*** Opening of Records to use ***

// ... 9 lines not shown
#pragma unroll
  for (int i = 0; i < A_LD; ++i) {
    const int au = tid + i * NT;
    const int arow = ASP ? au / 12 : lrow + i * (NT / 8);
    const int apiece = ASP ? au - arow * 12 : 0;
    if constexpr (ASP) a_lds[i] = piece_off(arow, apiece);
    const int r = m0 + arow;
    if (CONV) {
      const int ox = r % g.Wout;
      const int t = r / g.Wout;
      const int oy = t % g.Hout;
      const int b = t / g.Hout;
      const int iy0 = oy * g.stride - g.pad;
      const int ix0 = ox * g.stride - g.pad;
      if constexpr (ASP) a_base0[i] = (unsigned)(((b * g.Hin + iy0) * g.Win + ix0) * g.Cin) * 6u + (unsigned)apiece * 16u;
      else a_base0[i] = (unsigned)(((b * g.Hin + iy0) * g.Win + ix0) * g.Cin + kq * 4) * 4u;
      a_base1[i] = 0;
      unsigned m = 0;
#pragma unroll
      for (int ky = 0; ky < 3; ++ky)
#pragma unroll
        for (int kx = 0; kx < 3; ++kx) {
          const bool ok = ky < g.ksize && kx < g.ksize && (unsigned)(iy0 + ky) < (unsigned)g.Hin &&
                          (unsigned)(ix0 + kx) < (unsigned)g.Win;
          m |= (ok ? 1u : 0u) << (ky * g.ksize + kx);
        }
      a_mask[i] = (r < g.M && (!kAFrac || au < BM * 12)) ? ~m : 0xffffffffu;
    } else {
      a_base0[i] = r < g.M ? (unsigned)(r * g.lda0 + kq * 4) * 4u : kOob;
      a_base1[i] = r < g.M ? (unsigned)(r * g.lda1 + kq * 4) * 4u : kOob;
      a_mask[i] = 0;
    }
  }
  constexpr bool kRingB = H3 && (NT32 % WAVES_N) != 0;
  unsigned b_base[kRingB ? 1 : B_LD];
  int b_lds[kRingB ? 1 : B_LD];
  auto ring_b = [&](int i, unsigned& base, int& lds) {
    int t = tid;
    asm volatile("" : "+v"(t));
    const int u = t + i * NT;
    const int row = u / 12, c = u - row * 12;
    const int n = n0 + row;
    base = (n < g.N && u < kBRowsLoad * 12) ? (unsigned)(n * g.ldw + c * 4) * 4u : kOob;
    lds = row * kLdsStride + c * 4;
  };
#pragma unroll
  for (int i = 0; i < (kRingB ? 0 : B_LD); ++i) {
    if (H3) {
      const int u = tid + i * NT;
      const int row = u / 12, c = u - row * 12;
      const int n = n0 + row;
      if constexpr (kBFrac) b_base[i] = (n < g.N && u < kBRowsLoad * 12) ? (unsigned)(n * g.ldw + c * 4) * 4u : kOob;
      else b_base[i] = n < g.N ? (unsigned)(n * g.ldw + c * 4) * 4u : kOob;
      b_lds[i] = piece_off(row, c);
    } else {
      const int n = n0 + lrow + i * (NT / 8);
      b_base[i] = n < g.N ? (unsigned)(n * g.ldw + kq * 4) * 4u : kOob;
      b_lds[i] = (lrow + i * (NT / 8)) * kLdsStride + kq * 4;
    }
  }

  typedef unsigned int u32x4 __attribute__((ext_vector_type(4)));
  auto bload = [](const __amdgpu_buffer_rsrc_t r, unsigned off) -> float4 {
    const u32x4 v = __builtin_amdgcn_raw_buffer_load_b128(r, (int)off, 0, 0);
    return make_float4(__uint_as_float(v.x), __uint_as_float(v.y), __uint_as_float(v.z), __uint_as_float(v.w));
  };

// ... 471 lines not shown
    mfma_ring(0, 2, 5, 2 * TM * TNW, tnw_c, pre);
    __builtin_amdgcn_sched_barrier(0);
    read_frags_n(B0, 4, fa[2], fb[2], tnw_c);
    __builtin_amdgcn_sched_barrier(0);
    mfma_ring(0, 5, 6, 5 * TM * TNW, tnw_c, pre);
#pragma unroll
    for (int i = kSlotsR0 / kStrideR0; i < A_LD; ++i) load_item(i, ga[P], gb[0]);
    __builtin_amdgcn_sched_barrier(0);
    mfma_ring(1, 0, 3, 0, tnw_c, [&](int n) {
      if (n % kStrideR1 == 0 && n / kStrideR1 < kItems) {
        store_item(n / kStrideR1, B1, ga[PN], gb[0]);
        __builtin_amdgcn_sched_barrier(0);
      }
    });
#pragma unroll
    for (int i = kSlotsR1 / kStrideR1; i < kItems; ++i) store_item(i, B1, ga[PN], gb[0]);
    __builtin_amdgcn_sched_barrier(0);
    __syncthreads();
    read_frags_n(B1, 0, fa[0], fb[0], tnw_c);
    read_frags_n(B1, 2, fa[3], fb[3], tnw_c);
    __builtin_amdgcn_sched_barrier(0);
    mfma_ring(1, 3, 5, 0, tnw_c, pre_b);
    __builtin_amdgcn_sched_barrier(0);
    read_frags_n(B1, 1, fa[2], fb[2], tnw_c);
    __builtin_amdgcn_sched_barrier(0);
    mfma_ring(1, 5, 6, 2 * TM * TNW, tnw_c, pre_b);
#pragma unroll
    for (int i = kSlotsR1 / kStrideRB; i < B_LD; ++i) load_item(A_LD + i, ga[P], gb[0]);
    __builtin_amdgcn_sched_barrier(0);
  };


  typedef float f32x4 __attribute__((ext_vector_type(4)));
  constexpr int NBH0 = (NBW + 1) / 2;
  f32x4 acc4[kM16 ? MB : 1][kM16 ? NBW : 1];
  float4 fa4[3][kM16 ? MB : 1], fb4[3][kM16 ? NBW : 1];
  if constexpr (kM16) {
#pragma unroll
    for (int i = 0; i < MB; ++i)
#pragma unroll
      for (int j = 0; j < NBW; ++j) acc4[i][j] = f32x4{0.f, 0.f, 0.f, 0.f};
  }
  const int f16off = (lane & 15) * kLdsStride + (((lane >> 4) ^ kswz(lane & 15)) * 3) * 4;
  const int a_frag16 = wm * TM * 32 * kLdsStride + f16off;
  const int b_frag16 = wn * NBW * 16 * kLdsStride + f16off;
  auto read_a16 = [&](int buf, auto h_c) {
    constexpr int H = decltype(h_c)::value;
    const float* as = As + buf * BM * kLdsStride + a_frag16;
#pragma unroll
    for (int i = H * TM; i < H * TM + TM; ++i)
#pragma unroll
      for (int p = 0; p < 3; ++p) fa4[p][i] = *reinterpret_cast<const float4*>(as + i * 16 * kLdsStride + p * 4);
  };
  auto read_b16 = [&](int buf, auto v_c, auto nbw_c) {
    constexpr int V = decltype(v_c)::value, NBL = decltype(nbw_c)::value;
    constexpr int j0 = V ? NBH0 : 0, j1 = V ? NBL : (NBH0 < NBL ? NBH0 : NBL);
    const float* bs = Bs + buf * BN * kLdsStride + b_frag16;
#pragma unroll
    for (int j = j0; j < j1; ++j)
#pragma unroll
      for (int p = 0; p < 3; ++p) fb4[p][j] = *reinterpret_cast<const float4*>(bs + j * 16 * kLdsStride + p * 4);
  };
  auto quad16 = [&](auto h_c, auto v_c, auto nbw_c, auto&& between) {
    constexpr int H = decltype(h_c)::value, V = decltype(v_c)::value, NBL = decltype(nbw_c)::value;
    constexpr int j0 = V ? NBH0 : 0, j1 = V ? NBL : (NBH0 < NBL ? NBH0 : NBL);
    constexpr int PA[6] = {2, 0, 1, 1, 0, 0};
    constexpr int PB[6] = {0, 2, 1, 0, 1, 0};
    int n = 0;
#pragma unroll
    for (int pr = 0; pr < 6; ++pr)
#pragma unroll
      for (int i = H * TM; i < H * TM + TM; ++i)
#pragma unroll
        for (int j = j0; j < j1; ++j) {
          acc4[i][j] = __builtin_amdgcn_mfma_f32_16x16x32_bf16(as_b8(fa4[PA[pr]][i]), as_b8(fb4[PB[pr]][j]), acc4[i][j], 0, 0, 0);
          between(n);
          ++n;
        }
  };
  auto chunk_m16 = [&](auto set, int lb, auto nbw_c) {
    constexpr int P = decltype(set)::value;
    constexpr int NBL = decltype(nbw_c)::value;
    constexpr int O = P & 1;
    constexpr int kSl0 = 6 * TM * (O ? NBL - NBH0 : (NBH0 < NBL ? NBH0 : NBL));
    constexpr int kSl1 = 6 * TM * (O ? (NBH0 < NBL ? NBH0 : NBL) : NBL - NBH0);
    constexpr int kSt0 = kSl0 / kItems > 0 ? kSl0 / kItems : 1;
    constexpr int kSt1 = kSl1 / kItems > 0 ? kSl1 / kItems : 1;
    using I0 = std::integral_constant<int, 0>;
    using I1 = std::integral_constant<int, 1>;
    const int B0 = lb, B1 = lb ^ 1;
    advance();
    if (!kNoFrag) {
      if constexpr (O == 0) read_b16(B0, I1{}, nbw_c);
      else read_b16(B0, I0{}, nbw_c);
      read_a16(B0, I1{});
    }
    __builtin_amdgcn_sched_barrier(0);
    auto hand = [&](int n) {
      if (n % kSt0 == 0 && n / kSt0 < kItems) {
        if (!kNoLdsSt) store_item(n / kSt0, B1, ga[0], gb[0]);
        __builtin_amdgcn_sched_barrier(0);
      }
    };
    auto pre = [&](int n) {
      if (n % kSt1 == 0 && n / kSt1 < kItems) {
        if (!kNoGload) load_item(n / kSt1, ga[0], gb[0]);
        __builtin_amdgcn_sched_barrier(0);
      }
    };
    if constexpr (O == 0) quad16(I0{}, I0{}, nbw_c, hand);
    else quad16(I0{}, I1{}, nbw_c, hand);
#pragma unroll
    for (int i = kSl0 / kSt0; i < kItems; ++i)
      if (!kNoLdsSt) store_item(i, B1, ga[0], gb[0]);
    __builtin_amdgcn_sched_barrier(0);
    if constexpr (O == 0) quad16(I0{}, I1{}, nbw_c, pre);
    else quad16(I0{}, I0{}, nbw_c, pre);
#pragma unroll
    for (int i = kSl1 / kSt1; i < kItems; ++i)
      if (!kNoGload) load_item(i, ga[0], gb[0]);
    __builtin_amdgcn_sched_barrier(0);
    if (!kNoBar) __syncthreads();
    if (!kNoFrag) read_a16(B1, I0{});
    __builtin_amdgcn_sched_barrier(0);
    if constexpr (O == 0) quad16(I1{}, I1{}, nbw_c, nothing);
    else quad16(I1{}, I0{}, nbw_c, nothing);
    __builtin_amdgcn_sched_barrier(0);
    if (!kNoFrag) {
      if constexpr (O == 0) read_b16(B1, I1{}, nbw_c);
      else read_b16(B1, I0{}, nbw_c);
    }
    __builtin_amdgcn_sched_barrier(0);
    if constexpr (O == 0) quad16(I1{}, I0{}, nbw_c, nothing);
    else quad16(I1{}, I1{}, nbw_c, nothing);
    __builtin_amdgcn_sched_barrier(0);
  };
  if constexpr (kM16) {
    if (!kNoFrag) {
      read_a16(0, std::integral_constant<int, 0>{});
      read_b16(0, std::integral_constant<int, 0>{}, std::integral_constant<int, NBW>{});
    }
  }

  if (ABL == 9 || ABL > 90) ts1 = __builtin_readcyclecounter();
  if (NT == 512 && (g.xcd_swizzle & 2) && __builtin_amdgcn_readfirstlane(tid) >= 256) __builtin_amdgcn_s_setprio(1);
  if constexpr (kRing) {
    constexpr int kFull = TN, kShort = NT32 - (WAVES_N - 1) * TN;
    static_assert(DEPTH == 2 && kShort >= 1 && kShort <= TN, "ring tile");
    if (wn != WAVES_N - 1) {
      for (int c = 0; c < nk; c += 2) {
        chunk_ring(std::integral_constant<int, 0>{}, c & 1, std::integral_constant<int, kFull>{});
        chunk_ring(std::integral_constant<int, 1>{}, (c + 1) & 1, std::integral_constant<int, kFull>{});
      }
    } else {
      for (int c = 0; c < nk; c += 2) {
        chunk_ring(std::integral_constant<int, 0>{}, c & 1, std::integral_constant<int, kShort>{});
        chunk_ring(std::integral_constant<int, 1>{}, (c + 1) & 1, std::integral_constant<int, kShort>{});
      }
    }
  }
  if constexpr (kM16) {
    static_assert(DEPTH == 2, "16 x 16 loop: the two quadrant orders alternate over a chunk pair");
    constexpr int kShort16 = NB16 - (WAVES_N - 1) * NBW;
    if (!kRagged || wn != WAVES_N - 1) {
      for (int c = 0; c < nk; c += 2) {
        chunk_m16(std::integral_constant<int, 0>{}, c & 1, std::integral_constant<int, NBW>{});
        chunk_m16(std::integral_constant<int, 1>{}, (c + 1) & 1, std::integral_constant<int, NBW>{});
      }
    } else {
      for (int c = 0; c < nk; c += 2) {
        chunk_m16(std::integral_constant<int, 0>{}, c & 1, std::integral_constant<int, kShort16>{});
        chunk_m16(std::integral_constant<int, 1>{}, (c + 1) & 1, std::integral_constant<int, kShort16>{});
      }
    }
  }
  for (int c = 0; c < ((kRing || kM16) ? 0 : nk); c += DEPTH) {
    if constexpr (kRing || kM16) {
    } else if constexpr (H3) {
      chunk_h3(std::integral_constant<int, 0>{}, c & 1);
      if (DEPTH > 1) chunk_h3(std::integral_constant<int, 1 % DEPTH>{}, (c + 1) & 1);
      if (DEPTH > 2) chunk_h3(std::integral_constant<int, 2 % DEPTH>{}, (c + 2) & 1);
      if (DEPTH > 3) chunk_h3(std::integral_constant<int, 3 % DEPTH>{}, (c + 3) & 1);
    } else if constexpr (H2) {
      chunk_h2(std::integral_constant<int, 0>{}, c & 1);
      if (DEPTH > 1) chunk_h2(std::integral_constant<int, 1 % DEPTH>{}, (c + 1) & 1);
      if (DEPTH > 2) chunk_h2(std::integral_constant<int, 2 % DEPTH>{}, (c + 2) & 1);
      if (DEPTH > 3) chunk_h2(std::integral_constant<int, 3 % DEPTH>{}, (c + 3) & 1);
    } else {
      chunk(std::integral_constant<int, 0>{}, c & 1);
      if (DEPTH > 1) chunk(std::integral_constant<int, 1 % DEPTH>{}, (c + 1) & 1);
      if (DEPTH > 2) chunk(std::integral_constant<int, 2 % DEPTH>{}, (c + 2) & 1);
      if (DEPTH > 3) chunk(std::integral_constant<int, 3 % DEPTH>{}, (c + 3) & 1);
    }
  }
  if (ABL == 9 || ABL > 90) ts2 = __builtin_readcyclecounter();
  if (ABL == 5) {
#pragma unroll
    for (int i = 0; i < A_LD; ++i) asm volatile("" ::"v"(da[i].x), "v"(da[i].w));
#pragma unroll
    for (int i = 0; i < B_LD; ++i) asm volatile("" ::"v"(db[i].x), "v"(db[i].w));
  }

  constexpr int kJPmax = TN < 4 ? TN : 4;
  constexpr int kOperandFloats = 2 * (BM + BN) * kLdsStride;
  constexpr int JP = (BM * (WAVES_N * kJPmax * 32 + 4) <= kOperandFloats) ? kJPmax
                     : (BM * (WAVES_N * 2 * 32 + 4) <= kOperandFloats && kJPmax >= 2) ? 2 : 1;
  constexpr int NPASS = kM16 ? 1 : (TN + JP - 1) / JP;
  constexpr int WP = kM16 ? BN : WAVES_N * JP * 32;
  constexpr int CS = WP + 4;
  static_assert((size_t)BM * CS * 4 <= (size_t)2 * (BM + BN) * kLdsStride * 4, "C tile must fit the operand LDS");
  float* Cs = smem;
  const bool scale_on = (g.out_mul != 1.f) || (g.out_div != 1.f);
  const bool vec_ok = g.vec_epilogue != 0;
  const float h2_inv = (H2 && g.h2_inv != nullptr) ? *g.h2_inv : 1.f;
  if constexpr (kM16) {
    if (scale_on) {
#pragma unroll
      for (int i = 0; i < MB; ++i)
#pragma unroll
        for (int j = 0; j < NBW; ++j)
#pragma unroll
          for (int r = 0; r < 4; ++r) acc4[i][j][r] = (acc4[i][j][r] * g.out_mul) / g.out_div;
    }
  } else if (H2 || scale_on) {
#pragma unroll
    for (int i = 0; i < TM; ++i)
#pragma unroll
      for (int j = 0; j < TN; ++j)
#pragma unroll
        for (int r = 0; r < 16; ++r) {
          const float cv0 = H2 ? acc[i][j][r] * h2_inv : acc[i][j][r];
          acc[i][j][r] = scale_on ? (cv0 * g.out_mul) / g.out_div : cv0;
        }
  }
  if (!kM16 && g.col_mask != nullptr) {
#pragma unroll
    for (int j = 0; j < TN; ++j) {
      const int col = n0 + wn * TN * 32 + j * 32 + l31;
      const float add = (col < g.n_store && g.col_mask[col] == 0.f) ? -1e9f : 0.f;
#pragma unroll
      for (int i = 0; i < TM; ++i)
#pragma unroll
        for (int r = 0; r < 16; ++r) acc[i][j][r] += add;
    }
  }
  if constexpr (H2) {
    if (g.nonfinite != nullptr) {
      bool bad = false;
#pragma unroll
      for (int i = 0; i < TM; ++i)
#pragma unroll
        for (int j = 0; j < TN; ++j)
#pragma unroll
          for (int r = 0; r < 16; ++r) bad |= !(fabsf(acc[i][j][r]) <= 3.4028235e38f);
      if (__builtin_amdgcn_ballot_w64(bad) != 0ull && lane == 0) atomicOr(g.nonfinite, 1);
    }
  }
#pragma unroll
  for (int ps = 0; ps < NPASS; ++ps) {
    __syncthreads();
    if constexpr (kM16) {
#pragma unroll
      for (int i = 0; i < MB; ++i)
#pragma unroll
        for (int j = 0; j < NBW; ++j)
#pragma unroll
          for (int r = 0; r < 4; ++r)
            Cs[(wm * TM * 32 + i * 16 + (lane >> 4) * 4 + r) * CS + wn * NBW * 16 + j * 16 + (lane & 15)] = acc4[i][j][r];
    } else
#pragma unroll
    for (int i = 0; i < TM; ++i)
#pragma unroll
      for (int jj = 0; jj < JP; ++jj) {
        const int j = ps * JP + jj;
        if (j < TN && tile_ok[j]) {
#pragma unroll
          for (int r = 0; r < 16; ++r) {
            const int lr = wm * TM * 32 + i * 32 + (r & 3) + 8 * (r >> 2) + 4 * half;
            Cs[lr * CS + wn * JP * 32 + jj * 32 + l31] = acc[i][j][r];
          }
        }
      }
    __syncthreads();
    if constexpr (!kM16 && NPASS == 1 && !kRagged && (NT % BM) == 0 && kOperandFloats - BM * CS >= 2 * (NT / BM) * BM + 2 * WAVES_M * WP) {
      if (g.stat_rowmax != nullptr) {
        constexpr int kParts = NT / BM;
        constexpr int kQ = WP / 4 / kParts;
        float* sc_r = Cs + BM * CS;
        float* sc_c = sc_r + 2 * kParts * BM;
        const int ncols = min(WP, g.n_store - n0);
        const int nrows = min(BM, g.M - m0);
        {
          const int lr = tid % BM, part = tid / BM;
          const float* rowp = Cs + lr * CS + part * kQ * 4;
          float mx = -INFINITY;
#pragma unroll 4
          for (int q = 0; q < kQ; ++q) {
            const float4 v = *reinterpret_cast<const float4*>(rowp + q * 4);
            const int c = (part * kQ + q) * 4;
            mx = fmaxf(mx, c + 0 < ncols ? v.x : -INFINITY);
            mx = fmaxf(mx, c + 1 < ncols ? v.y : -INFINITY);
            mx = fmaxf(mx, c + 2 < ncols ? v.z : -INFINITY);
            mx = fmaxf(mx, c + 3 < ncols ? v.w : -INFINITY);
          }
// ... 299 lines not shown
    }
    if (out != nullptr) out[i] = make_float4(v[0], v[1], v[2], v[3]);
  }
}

*** Close of Records to use ***
*** Opening of Records to use ***

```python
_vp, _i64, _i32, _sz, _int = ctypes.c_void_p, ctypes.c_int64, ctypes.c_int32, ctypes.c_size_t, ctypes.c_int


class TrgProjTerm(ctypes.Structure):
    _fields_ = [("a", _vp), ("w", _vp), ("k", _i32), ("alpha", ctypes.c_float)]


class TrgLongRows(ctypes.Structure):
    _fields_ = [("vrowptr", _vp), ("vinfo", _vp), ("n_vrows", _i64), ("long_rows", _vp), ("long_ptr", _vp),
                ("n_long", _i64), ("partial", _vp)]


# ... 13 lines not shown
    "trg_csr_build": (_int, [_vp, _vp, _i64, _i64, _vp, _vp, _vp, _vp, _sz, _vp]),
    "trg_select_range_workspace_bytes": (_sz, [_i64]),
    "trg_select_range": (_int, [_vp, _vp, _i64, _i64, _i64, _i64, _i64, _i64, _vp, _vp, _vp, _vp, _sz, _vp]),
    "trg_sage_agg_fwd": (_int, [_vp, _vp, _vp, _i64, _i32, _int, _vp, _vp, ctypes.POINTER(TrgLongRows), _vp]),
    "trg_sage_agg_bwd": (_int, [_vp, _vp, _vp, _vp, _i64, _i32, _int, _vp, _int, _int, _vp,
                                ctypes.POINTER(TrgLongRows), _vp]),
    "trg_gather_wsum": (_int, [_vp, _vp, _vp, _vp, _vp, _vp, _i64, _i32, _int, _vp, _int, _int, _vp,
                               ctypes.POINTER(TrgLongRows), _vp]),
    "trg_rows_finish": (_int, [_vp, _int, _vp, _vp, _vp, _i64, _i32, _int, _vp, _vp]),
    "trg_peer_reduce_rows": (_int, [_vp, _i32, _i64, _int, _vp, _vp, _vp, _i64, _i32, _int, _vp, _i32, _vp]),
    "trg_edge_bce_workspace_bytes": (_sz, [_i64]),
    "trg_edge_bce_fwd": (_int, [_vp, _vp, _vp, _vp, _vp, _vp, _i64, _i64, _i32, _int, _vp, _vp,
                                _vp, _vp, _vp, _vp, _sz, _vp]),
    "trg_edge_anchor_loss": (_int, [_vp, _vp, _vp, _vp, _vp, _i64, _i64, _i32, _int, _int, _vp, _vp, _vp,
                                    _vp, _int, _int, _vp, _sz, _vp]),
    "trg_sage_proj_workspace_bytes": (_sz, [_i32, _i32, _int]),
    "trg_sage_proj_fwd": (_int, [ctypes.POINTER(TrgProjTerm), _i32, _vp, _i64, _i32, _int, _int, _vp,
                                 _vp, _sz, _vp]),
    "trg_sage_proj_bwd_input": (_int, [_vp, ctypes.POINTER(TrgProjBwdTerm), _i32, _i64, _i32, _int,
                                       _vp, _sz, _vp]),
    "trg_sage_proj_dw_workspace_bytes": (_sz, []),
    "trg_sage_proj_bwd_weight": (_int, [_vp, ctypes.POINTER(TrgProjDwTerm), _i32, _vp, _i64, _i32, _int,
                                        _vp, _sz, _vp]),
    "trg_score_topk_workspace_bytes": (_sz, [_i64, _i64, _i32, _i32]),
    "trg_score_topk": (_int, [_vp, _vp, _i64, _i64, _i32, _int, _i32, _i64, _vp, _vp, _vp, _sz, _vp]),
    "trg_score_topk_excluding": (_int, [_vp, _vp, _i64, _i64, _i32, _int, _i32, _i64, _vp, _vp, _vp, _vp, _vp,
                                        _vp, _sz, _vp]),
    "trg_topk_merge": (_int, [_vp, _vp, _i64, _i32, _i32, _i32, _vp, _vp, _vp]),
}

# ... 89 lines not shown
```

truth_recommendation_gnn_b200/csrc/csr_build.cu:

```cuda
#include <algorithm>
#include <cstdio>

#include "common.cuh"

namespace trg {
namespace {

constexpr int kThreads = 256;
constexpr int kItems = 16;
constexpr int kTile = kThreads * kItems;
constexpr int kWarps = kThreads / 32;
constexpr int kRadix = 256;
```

*** Close of Records to use ***
*** Opening of Records to use ***

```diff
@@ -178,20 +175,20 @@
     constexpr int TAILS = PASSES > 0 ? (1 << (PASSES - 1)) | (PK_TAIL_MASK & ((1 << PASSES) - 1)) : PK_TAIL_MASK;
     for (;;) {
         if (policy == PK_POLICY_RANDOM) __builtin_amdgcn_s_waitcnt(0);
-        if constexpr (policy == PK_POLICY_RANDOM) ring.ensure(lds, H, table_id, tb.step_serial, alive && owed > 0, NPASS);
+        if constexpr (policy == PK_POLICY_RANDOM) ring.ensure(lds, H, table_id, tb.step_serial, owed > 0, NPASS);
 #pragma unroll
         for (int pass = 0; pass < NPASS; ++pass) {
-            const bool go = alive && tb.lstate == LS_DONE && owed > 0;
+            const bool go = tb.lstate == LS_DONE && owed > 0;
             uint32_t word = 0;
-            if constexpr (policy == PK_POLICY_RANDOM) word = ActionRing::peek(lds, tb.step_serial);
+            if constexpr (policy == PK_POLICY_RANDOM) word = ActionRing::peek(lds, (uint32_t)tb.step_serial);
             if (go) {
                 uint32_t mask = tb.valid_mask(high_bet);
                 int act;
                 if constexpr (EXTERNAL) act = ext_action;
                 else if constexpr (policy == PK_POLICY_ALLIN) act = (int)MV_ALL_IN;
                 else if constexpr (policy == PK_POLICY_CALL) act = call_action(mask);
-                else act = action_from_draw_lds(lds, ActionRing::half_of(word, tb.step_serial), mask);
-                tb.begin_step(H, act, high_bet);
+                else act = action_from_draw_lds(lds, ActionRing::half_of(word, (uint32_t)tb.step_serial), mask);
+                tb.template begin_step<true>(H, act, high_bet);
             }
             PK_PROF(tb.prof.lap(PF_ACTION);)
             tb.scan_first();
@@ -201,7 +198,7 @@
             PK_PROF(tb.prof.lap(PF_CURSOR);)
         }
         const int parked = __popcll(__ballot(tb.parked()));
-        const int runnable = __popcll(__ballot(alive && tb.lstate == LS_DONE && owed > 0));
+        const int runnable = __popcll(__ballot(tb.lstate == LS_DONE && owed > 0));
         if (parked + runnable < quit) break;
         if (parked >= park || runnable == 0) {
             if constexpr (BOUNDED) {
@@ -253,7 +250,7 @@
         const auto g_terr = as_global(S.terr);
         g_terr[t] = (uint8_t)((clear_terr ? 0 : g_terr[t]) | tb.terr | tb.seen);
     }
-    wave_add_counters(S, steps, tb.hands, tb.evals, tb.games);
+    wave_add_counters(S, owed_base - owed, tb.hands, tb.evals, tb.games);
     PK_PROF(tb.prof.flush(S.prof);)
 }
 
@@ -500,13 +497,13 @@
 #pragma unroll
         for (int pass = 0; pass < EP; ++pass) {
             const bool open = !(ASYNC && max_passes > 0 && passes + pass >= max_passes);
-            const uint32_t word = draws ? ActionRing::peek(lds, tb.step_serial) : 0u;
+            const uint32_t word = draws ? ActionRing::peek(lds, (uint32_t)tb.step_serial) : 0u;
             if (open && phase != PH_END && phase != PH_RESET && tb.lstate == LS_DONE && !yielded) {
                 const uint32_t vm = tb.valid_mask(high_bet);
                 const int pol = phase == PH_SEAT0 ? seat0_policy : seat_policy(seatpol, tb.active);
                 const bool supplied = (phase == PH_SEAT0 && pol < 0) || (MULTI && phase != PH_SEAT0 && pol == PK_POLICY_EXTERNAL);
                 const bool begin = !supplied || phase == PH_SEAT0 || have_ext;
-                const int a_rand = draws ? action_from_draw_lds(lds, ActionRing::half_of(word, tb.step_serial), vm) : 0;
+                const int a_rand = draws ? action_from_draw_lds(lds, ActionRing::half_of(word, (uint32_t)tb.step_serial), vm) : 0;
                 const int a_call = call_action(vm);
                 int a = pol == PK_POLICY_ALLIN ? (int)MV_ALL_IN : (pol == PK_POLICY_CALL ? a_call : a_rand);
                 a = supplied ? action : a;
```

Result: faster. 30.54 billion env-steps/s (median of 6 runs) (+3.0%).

*** Close of Records to use ***

» **Prompt**:
With "arow" as the string to match, show every line of the entries above that has it.

» **Solved exercise**:
    const int arow = ASP ? au / 12 : lrow + i * (NT / 8);
    const int apiece = ASP ? au - arow * 12 : 0;
    if constexpr (ASP) a_lds[i] = piece_off(arow, apiece);
    const int r = m0 + arow;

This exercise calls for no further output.